Instruction for the data below: set down exactly the lines from the line with "int spin_limit;" to the line with "void k_join_set(long long*", inclusive, and no others.

* DATA LISTING
BEGIN
struct UvArgs {
    const double* Wp;
    const double* t;
    const double* muacc;
    const double* partial;
    double* LR;
    int64_t* stamps;
    const long long* join;
    long long join_need;
    int spin_limit;
    int* sync_status;
};
__global__ void k_join_wait(const long long* w, long long need, int spin_limit, int* sync_status, int bit, int trace_slot) {
    TraceScope trace(trace_slot);
    if (threadIdx.x == 0 && blockIdx.x == 0) spin_until(w, need, spin_limit, sync_status, bit);
}
__global__ void k_join_set(long long* w, long long v) {
    if (threadIdx.x == 0 && blockIdx.x == 0)
        __hip_atomic_store((__attribute__((address_space(1))) long long*)w, v, __ATOMIC_RELAXED, __HIP_MEMORY_SCOPE_AGENT);
}
__device__ __forceinline__ void uv_cols_role(const UvArgs& u, int Qp, int kb, int jb) {
    const int lane = threadIdx.x, j = 64 * jb + lane;
    double* out = u.LR + (size_t)(64 * kb) * Qp + j;
    if (kb > jb) {
#pragma unroll 16
        for (int kk = 0; kk < 64; ++kk) out[(size_t)kk * Qp] = 0.0;
        stamp_exit(u.stamps);
        return;
    }
    double v[64];
    load_v_column(v, u.Wp, Qp, kb, j);
    double T = 0.0;
// ... 35 lines not shown
        T = fma(lane_value(pl, kk), v[kk], T);
    }
    stamp_exit(u.stamps);
}

__global__ void __launch_bounds__(256) k_gemm32(const double* __restrict__ A, const double* __restrict__ B, double* __restrict__ C,
                                                int ld, int Tn, int mode, int s, int rev, double* __restrict__ mu,
                                                double* __restrict__ R, const double* __restrict__ Psi2,
                                                const double* __restrict__ Kinv, double* __restrict__ trace_part, UvArgs uv,
                                                const double* __restrict__ Sacc) {
    __shared__ double As[64 * PS32];
    __shared__ double Bs[64 * PS32];
    __shared__ double tred[4];
    __shared__ double mup[4 * 64], mus[64];
    TraceScope trace(mode == 0 ? (mu ? 5 : 6) : 255);
    if (mode == 0 && uv.Wp) {
        const int ngemm = Tn * (Tn + 1) / 2 * 4;
        if ((int)blockIdx.x >= ngemm) {
            if (threadIdx.x >= 64) return;
            const int e = blockIdx.x - ngemm;
            uv_cols_role(uv, ld, e % Tn, e / Tn);
            return;
        }
    }
    const int tid = threadIdx.x, lane = tid & 63, wave = tid >> 6, wr = wave >> 1, wc = wave & 1;
    const int quad = blockIdx.x & 3, qi = quad >> 1, qj = quad & 1;
    int I, J, kbeg, kend;
    if (mode == 0) {
        tile_from_index(blockIdx.x >> 2, I, J);
        kbeg = Sacc ? max(I, Tn - 2) : I;
        kend = Tn;
    } else {
        const int t = blockIdx.x >> 2;
        I = t / Tn; J = t % Tn; kbeg = 0; kend = Tn;
    }
    const int r0 = I * TB + qi * 32, c0 = J * TB + qj * 32;
    d4 acc = (d4){0.0, 0.0, 0.0, 0.0};
    const int li = lane & 15, lk = lane >> 4;
    if (mode == 0 && Sacc && I < Tn - 2) {
#pragma unroll
        for (int r = 0; r < 4; ++r) acc[r] = Sacc[(size_t)(c0 + wc * 16 + li) * ld + r0 + wr * 16 + lk + 4 * r];
    }
    const int oc = tid >> 3, o4 = (tid & 7) * 4;
    const int gcA = rev ? ld - 1 - (c0 + oc) : c0 + oc, grA = rev ? ld - 1 - (r0 + o4 + 3) : r0 + o4;
    const int gcB = rev ? ld - 1 - (r0 + oc) : r0 + oc, grB = rev ? ld - 1 - (c0 + o4 + 3) : c0 + o4;
    const size_t offA = (size_t)gcA * ld + grA, offB = (size_t)gcB * ld + grB;
    double2 p0 = make_double2(0.0, 0.0), p1 = p0, q0 = p0, q1 = p0;
    double muA[5] = {0.0, 0.0, 0.0, 0.0, 0.0}, muB[5] = {0.0, 0.0, 0.0, 0.0, 0.0};
    const int me = tid & 63;
    double mt[16], mbase = 0.0;
    bool kinv_late = false;
    if (mode == 0 && mu) {
#pragma unroll
        for (int u = 0; u < 16; ++u) mt[u] = uv.t[(Tn - 1) * TB + 16 * wave + u];
        if (wave == 0 && ((me < 32) ? I : J) < Tn - 1) mbase = uv.muacc[(me < 32) ? r0 + me : c0 + me - 32];
        if (Psi2) {
            p0 = *reinterpret_cast<const double2*>(Psi2 + offA); p1 = *reinterpret_cast<const double2*>(Psi2 + offA + 2);
            kinv_late = uv.join && !join_ready(uv.join, uv.join_need);
            if (!kinv_late) { q0 = *reinterpret_cast<const double2*>(Kinv + offA); q1 = *reinterpret_cast<const double2*>(Kinv + offA + 2); }
        }
    }
    for (int k = kbeg; k < kend; ++k) {
        __syncthreads();
        if (mode == 0) load_panel32_t(As, A, ld, k * TB, r0, tid);
        else load_panel32_n(As, A, ld, r0, k * TB, tid);
        load_panel32_t(Bs, B, ld, k * TB, c0, tid);
        __syncthreads();
        const double* ap = As + lk * PS32 + wr * 16 + li;
        const double* bp = Bs + lk * PS32 + wc * 16 + li;
#pragma unroll
        for (int k4 = 0; k4 < 16; ++k4) acc = __builtin_amdgcn_mfma_f64_16x16x4f64(ap[k4 * 4 * PS32], bp[k4 * 4 * PS32], acc, 0, 0, 0);
    }
    if (mode == 0 && mu) {
        const double* pan = ((me < 32) ? As + me : Bs + me - 32) + 16 * wave * PS32;
        double sdot = 0.0;
// ... 26 lines not shown
    }
    {
        double v[4];
#pragma unroll
        for (int e = 0; e < 4; ++e) v[e] = Qd[oc * 33 + o4 + (rev ? 3 - e : e)];
        *reinterpret_cast<double2*>(C + offA) = make_double2(v[0], v[1]);
        *reinterpret_cast<double2*>(C + offA + 2) = make_double2(v[2], v[3]);
        if (mu) {
            double rv[4];
#pragma unroll
            for (int e = 0; e < 4; ++e) rv[e] = fma(muA[e], muA[4], v[e]);
            *reinterpret_cast<double2*>(R + offA) = make_double2(rv[0], rv[1]);
            *reinterpret_cast<double2*>(R + offA + 2) = make_double2(rv[2], rv[3]);
            if (Psi2) {
                tsum = fma(rv[0], p0.x, fma(rv[1], p0.y, fma(rv[2], p1.x, rv[3] * p1.y)));
                if (kinv_late) {
                    if (spin_until(uv.join, uv.join_need, uv.spin_limit, uv.sync_status, SYNC_LATE_KINV)) {
                        const __attribute__((address_space(1))) double* kq = (const __attribute__((address_space(1))) double*)(Kinv + offA);
                        q0.x = __hip_atomic_load(kq + 0, __ATOMIC_RELAXED, __HIP_MEMORY_SCOPE_AGENT);
                        q0.y = __hip_atomic_load(kq + 1, __ATOMIC_RELAXED, __HIP_MEMORY_SCOPE_AGENT);
                        q1.x = __hip_atomic_load(kq + 2, __ATOMIC_RELAXED, __HIP_MEMORY_SCOPE_AGENT);
                        q1.y = __hip_atomic_load(kq + 3, __ATOMIC_RELAXED, __HIP_MEMORY_SCOPE_AGENT);
                    } else
                        q0.x = __builtin_nan("");
                }
                tsumK = fma(q0.x, p0.x, fma(q0.y, p0.y, fma(q1.x, p1.x, q1.y * p1.y)));
            }
        }
    }
    {
        double v[4];
#pragma unroll
        for (int e = 0; e < 4; ++e) v[e] = Qd[(o4 + (rev ? 3 - e : e)) * 33 + oc];
        *reinterpret_cast<double2*>(C + offB) = make_double2(v[0], v[1]);
        *reinterpret_cast<double2*>(C + offB + 2) = make_double2(v[2], v[3]);
        if (mu) {
            double rv[4];
#pragma unroll
            for (int e = 0; e < 4; ++e) rv[e] = fma(muB[e], muB[4], v[e]);
            *reinterpret_cast<double2*>(R + offB) = make_double2(rv[0], rv[1]);
            *reinterpret_cast<double2*>(R + offB + 2) = make_double2(rv[2], rv[3]);
        }
    }
    if (trace_part) {
        if (I != J) { tsum *= 2.0; tsumK *= 2.0; }
        tsum = block_sum(tsum, tred);
        tsumK = block_sum(tsumK, tred);
        if (tid == 0) {
            trace_part[blockIdx.x] = tsum;
            trace_part[Tn * (Tn + 1) / 2 * 4 + blockIdx.x] = tsumK;
        }
    }
}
END
* FINISHED TASK
    int spin_limit;
    int* sync_status;
};
__global__ void k_join_wait(const long long* w, long long need, int spin_limit, int* sync_status, int bit, int trace_slot) {
    TraceScope trace(trace_slot);
    if (threadIdx.x == 0 && blockIdx.x == 0) spin_until(w, need, spin_limit, sync_status, bit);
}
__global__ void k_join_set(long long* w, long long v) {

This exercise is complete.